- Exercise prompt:
Among the lines of the records, please find those that contain the word "color" and copy them.

Start of Information given

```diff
+    ProjFwd p[GS_FRONT_ITEMS];
+    int ntiles[GS_FRONT_ITEMS];
+    unsigned rect0[GS_FRONT_ITEMS], rect1[GS_FRONT_ITEMS];
+    float op[GS_FRONT_ITEMS], hx[GS_FRONT_ITEMS], hy[GS_FRONT_ITEMS];
+#pragma unroll
+    for (int k = 0; k < GS_FRONT_ITEMS; ++k) {
+        const int n = n0 + k * GS_FRONT_BLOCK;
+        const float quat[4] = { qv[k].x, qv[k].y, qv[k].z, qv[k].w };
+        p[k] = project_exact(cam, mean[k], quat, scale[k], (float)W, (float)H, eps2d, near_plane, far_plane, radius_clip);
+        if (n >= N) { p[k].valid = false; p[k].radius = 0; }
+        int tx0 = 0, ty0 = 0, tx1 = 0, ty1 = 0;
+        ntiles[k] = 0; op[k] = 0.0f; hx[k] = -1.0f; hy[k] = -1.0f;
+        if (p[k].valid) {
+            tile_range_exact(p[k].m2x, p[k].m2y, p[k].radius, tile_size, tile_w, tile_h, tx0, ty0, tx1, ty1);
+            op[k] = opac[k] * p[k].comp;
+            if (!alpha_extent(p[k].ca, p[k].cb, p[k].cc, op[k], hx[k], hy[k])) { hx[k] = -1.0f; hy[k] = -1.0f; }
             if (tight_tiles) {
-                if (hx < 0.0f) { tx1 = tx0; ty1 = ty0; }
+                if (hx[k] < 0.0f) { tx1 = tx0; ty1 = ty0; }
                 else {
                     const float ts = (float)tile_size;
-                    const float fx0 = floorf((p.m2x - hx) / ts), fy0 = floorf((p.m2y - hy) / ts);
-                    const float fx1 = ceilf((p.m2x + hx) / ts), fy1 = ceilf((p.m2y + hy) / ts);
+                    const float fx0 = floorf((p[k].m2x - hx[k]) / ts), fy0 = floorf((p[k].m2y - hy[k]) / ts);
+                    const float fx1 = ceilf((p[k].m2x + hx[k]) / ts), fy1 = ceilf((p[k].m2y + hy[k]) / ts);
                     const int ax0 = fx0 < 0.0f ? 0 : (fx0 > (float)tile_w ? tile_w : (int)fx0), ax1 = fx1 < 0.0f ? 0 : (fx1 > (float)tile_w ? tile_w : (int)fx1);
                     const int ay0 = fy0 < 0.0f ? 0 : (fy0 > (float)tile_h ? tile_h : (int)fy0), ay1 = fy1 < 0.0f ? 0 : (fy1 > (float)tile_h ? tile_h : (int)fy1);
                     tx0 = max(tx0, ax0); tx1 = min(tx1, ax1); ty0 = max(ty0, ay0); ty1 = min(ty1, ay1);
@@ -83,57 +102,91 @@
                     if (ty1 < ty0) ty1 = ty0;
                 }
             }
-            ntiles = (tx1 - tx0) * (ty1 - ty0);
-        }
-    }
-
-    const u64 bal = __ballot(p.valid);
-    const int v_excl_wave = __popcll(bal & ((1ull << lane) - 1ull));
-    int i_incl = ntiles;
-    i_incl = gs_wave_incl_scan(i_incl);
-    const unsigned dbits = p.valid ? __float_as_uint(p.depth) : 0u;
+            ntiles[k] = (tx1 - tx0) * (ty1 - ty0);
+        }
+        rect0[k] = (unsigned)tx0 | ((unsigned)ty0 << 16);
+        rect1[k] = (unsigned)tx1 | ((unsigned)ty1 << 16);
+    }
+
+    int v_excl_wave[GS_FRONT_ITEMS];
+    unsigned dbits[GS_FRONT_ITEMS];
+    bool any_valid = false;
     {
-        const unsigned mx = wave_max_u32_lane63(dbits), mn = wave_max_u32_lane63(p.valid ? ~dbits : 0u);
-        if (lane == 63) { s_wv[wave] = __popcll(bal); s_wi[wave] = i_incl; s_wmx[wave] = mx; s_wmn[wave] = mn; }
+        unsigned dmx = 0u, dmn = 0u;
+#pragma unroll
+        for (int k = 0; k < GS_FRONT_ITEMS; ++k) {
+            const u64 bal = __ballot(p[k].valid);
+            v_excl_wave[k] = __popcll(bal & ((1ull << lane) - 1ull));
+            const int i_incl = gs_wave_incl_scan(ntiles[k]);
+            if (lane == 63) { s_wv[k * GS_FRONT_WAVES + wave] = __popcll(bal); s_wi[k * GS_FRONT_WAVES + wave] = i_incl; }
+            dbits[k] = p[k].valid ? __float_as_uint(p[k].depth) : 0u;
+            const unsigned nb = p[k].valid ? ~dbits[k] : 0u;
+            dmx = dbits[k] > dmx ? dbits[k] : dmx; dmn = nb > dmn ? nb : dmn;
+            any_valid = any_valid || p[k].valid;
+        }
+        const unsigned mx = wave_max_u32_lane63(dmx), mn = wave_max_u32_lane63(dmn);
+        if (lane == 63) { s_wmx[wave] = mx; s_wmn[wave] = mn; }
     }
     __syncthreads();
-    int v_before = 0, i_before = 0, aggV = 0, aggI = 0;
-#pragma unroll
-    for (int w = 0; w < GS_PROJ_WAVES; ++w) {
-        if (w < wave) { v_before += s_wv[w]; i_before += s_wi[w]; }
-        aggV += s_wv[w]; aggI += s_wi[w];
+    int aggV = 0, aggI = 0;
+#pragma unroll
+    for (int k = 0; k < GS_FRONT_ITEMS; ++k) {
+#pragma unroll
+        for (int w = 0; w < GS_FRONT_WAVES; ++w) {
+            if (w == wave) v_excl_wave[k] += aggV;
+            aggV += s_wv[k * GS_FRONT_WAVES + w]; aggI += s_wi[k * GS_FRONT_WAVES + w];
+        }
     }
     if (wave == 0 && lane == 0 && chunk > 0) { desc_store(&agg_v[chunk], (u64)aggV); desc_store(&agg_i[chunk], (u64)aggI); }
 
-    const bool range_wave = wave == GS_PROJ_WAVES - 1;
+    const bool range_wave = wave == GS_FRONT_WAVES - 1;
     unsigned long long cur_mx = 0ull, cur_mn = 0ull;
     if (range_wave && lane == 0 && aggV != 0) {
         cur_mx = __hip_atomic_load(counts + 3, __ATOMIC_RELAXED, __HIP_MEMORY_SCOPE_AGENT);
         cur_mn = __hip_atomic_load(counts + 2, __ATOMIC_RELAXED, __HIP_MEMORY_SCOPE_AGENT);
     }
 
-    float color[3] = { 0.f, 0.f, 0.f };
-    if (p.valid && vis != nullptr) {
-        const float nrm[3] = { normals[3 * (size_t)n], normals[3 * (size_t)n + 1], normals[3 * (size_t)n + 2] };
-        const float kdn[3] = { kd[3 * (size_t)n], kd[3 * (size_t)n + 1], kd[3 * (size_t)n + 2] };
-        const float2 ks2 = *reinterpret_cast<const float2*>(ks + 2 * (size_t)n);
-        const float ksn[2] = { ks2.x, ks2.y };
+    float color[GS_FRONT_ITEMS][3];
+#pragma unroll
+    for (int k = 0; k < GS_FRONT_ITEMS; ++k) { color[k][0] = 0.f; color[k][1] = 0.f; color[k][2] = 0.f; }
+    if (any_valid && vis != nullptr) {
+        float nrm[GS_FRONT_ITEMS][3], kdn[GS_FRONT_ITEMS][3], ksn[GS_FRONT_ITEMS][2];
+#pragma unroll
+        for (int k = 0; k < GS_FRONT_ITEMS; ++k) {
+            const int n = n0 + k * GS_FRONT_BLOCK;
+            const size_t nn = (size_t)(n < N ? n : N - 1);
+            nrm[k][0] = normals[3 * nn]; nrm[k][1] = normals[3 * nn + 1]; nrm[k][2] = normals[3 * nn + 2];
+            kdn[k][0] = kd[3 * nn]; kdn[k][1] = kd[3 * nn + 1]; kdn[k][2] = kd[3 * nn + 2];
+            const float2 ks2 = *reinterpret_cast<const float2*>(ks + 2 * nn);
+            ksn[k][0] = ks2.x; ksn[k][1] = ks2.y;
+        }
         const float cp[3] = { cam_pos[0], cam_pos[1], cam_pos[2] };
-        ShadeTmp t;
-        shade_one<false>(mean, nrm, kdn, ksn, cp, min_roughness, max_metallic, mode, env, color, t);
+#pragma unroll
+        for (int k = 0; k < GS_FRONT_ITEMS; ++k) {
+            ShadeTmp t;
+            shade_one<false>(mean[k], nrm[k], kdn[k], ksn[k], cp, min_roughness, max_metallic, mode, env, color[k], t);
+        }
     }
     if (range_wave && lane == 0 && aggV != 0) {
         unsigned mx = 0u, mn = 0u;
 #pragma unroll
-        for (int w = 0; w < GS_PROJ_WAVES; ++w) { mx = s_wmx[w] > mx ? s_wmx[w] : mx; mn = s_wmn[w] > mn ? s_wmn[w] : mn; }
+        for (int w = 0; w < GS_FRONT_WAVES; ++w) { mx = s_wmx[w] > mx ? s_wmx[w] : mx; mn = s_wmn[w] > mn ? s_wmn[w] : mn; }
         if ((unsigned long long)mx > cur_mx) atomicMax(counts + 3, (unsigned long long)mx);
         if ((unsigned long long)mn > cur_mn) atomicMax(counts + 2, (unsigned long long)mn);
     }
-    unsigned key = dbits;
-    if (key_limit != 0u) {
-        const bool fits = dbits >= key_base && (dbits - key_base) < key_limit;
-        if (p.valid && !fits && status) status[3] = 1;
-        key = fits ? dbits - key_base : (dbits < key_base ? 0u : key_limit - 1u);
+    unsigned key[GS_FRONT_ITEMS];
+    {
+        bool outside = false;
+#pragma unroll
+        for (int k = 0; k < GS_FRONT_ITEMS; ++k) {
+            key[k] = dbits[k];
+            if (key_limit != 0u) {
+                const bool fits = dbits[k] >= key_base && (dbits[k] - key_base) < key_limit;
+                outside = outside || (p[k].valid && !fits);
+                key[k] = fits ? dbits[k] - key_base : (dbits[k] < key_base ? 0u : key_limit - 1u);
+            }
+        }
+        if (outside && status) status[3] = 1;
     }
 
     if (wave == 0) {
@@ -183,27 +236,34 @@
         }
     }
     __syncthreads();
-    if (packed_index && n < N) packed_index[n] = p.valid ? (int32_t)(s_base[0] + v_before + v_excl_wave) : -1;
-    if (p.valid) {
-        const long long slot = s_base[0] + v_before + v_excl_wave;
-        if (vis != nullptr) {
-            float4* rec = vis + 4 * slot;
-            rec[0] = make_float4(p.m2x, p.m2y, 0.5f * p.ca, p.cb);
-            rec[1] = make_float4(0.5f * p.cc, op, hx, hy);
-            rec[2] = make_float4(color[0], color[1], color[2], 0.0f);
-            rec[3] = make_float4(p.comp, __int_as_float(n), p.depth, __int_as_float(p.radius));
-        }
-        if (depth_keys != nullptr) {
-            depth_keys[slot] = key;
-            rects[slot] = make_uint2((unsigned)tx0 | ((unsigned)ty0 << 16), (unsigned)tx1 | ((unsigned)ty1 << 16));
-        }
-        if (tile_counts)
-            for (int i = ty0; i < ty1; ++i)
-                for (int j = tx0; j < tx1; ++j) atomicAdd(&s_th[i * tile_w + j], 1u);
+    const long long slot_base = s_base[0];
+#pragma unroll
+    for (int k = 0; k < GS_FRONT_ITEMS; ++k) {
+        const int n = n0 + k * GS_FRONT_BLOCK;
+        const long long slot = slot_base + v_excl_wave[k];
+        if (packed_index && n < N) packed_index[n] = p[k].valid ? (int32_t)slot : -1;
+        if (p[k].valid) {
+            if (vis != nullptr) {
+                float4* rec = vis + 4 * slot;
+                rec[0] = make_float4(p[k].m2x, p[k].m2y, 0.5f * p[k].ca, p[k].cb);
+                rec[1] = make_float4(0.5f * p[k].cc, op[k], hx[k], hy[k]);
+                rec[2] = make_float4(color[k][0], color[k][1], color[k][2], 0.0f);
+                rec[3] = make_float4(p[k].comp, __int_as_float(n), p[k].depth, __int_as_float(p[k].radius));
+            }
+            if (depth_keys != nullptr) {
+                depth_keys[slot] = key[k];
+                rects[slot] = make_uint2(rect0[k], rect1[k]);
+            }
+            if (tile_counts) {
+                const int tx0 = (int)(rect0[k] & 0xffffu), ty0 = (int)(rect0[k] >> 16), tx1 = (int)(rect1[k] & 0xffffu), ty1 = (int)(rect1[k] >> 16);
+                for (int i = ty0; i < ty1; ++i)
+                    for (int j = tx0; j < tx1; ++j) atomicAdd(&s_th[i * tile_w + j], 1u);
+            }
+        }
     }
     if (tile_counts) {
         __syncthreads();
-        for (int t = threadIdx.x; t < n_tiles; t += GS_PROJ_BLOCK) { const unsigned c = s_th[t]; if (c) atomicAdd(tile_counts + t, c); }
+        for (int t = threadIdx.x; t < n_tiles; t += GS_FRONT_BLOCK) { const unsigned c = s_th[t]; if (c) atomicAdd(tile_counts + t, c); }
     }
 }
 
@@ -217,7 +277,8 @@
 }
 
 #define GS_FRONT_HIST_MAX 8192
-extern "C" size_t gs_front_ws_bytes(int N) { return (gs_project_ws_bytes(N) + 15) & ~(size_t)15; }
+static int front_chunks(int N) { return N > 0 ? (N + GS_FRONT_CHUNK - 1) / GS_FRONT_CHUNK : 1; }
+extern "C" size_t gs_front_ws_bytes(int N) { return (16 + 4 * (size_t)front_chunks(N) * sizeof(u64) + 15) & ~(size_t)15; }
 
 extern "C" int gs_front_fwd(int N, const float* means, const float* quats, const float* scales, const float* opacities,
                             const float* normals, const float* kd, const float* ks, const float* viewmat, const float* K,
@@ -247,8 +308,8 @@
                        dim3(256), 0, s, (unsigned*)ws, ws_words, (unsigned long long*)counts4, tile_counts, tile_counts ? n_tiles : 0);
     GS_CHECK_LAUNCH();
     if (N == 0) return GS_OK;
-    const int n_chunks = (N + GS_PROJ_BLOCK - 1) / GS_PROJ_BLOCK;
-    hipLaunchKernelGGL(front_fwd_kernel, dim3(n_chunks), dim3(GS_PROJ_BLOCK), hist ? (size_t)n_tiles * sizeof(unsigned) : 0, s, N, means, quats, scales, opacities, normals, kd, ks,
+    const int n_chunks = front_chunks(N);
+    hipLaunchKernelGGL(front_fwd_kernel, dim3(n_chunks), dim3(GS_FRONT_BLOCK), hist ? (size_t)n_tiles * sizeof(unsigned) : 0, s, N, means, quats, scales, opacities, normals, kd, ks,
                        viewmat, K, cam_pos, min_roughness, max_metallic, mode, e, W, H, tile_size, tile_w, tile_h, eps2d, near_plane,
                        far_plane, radius_clip, key_bits == 24 ? key_base : 0u, key_bits == 24 ? (1u << 24) : 0u, (float4*)vis_records,
                        depth_keys, (uint2*)tile_rects, (unsigned*)ws, (u64*)((char*)ws + 16), n_chunks, (unsigned long long*)counts4,
```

End of Information given

- Reply:
-    float color[3] = { 0.f, 0.f, 0.f };
+    float color[GS_FRONT_ITEMS][3];
+    for (int k = 0; k < GS_FRONT_ITEMS; ++k) { color[k][0] = 0.f; color[k][1] = 0.f; color[k][2] = 0.f; }
-        shade_one<false>(mean, nrm, kdn, ksn, cp, min_roughness, max_metallic, mode, env, color, t);
+            shade_one<false>(mean[k], nrm[k], kdn[k], ksn[k], cp, min_roughness, max_metallic, mode, env, color[k], t);
-            rec[2] = make_float4(color[0], color[1], color[2], 0.0f);
+                rec[2] = make_float4(color[k][0], color[k][1], color[k][2], 0.0f);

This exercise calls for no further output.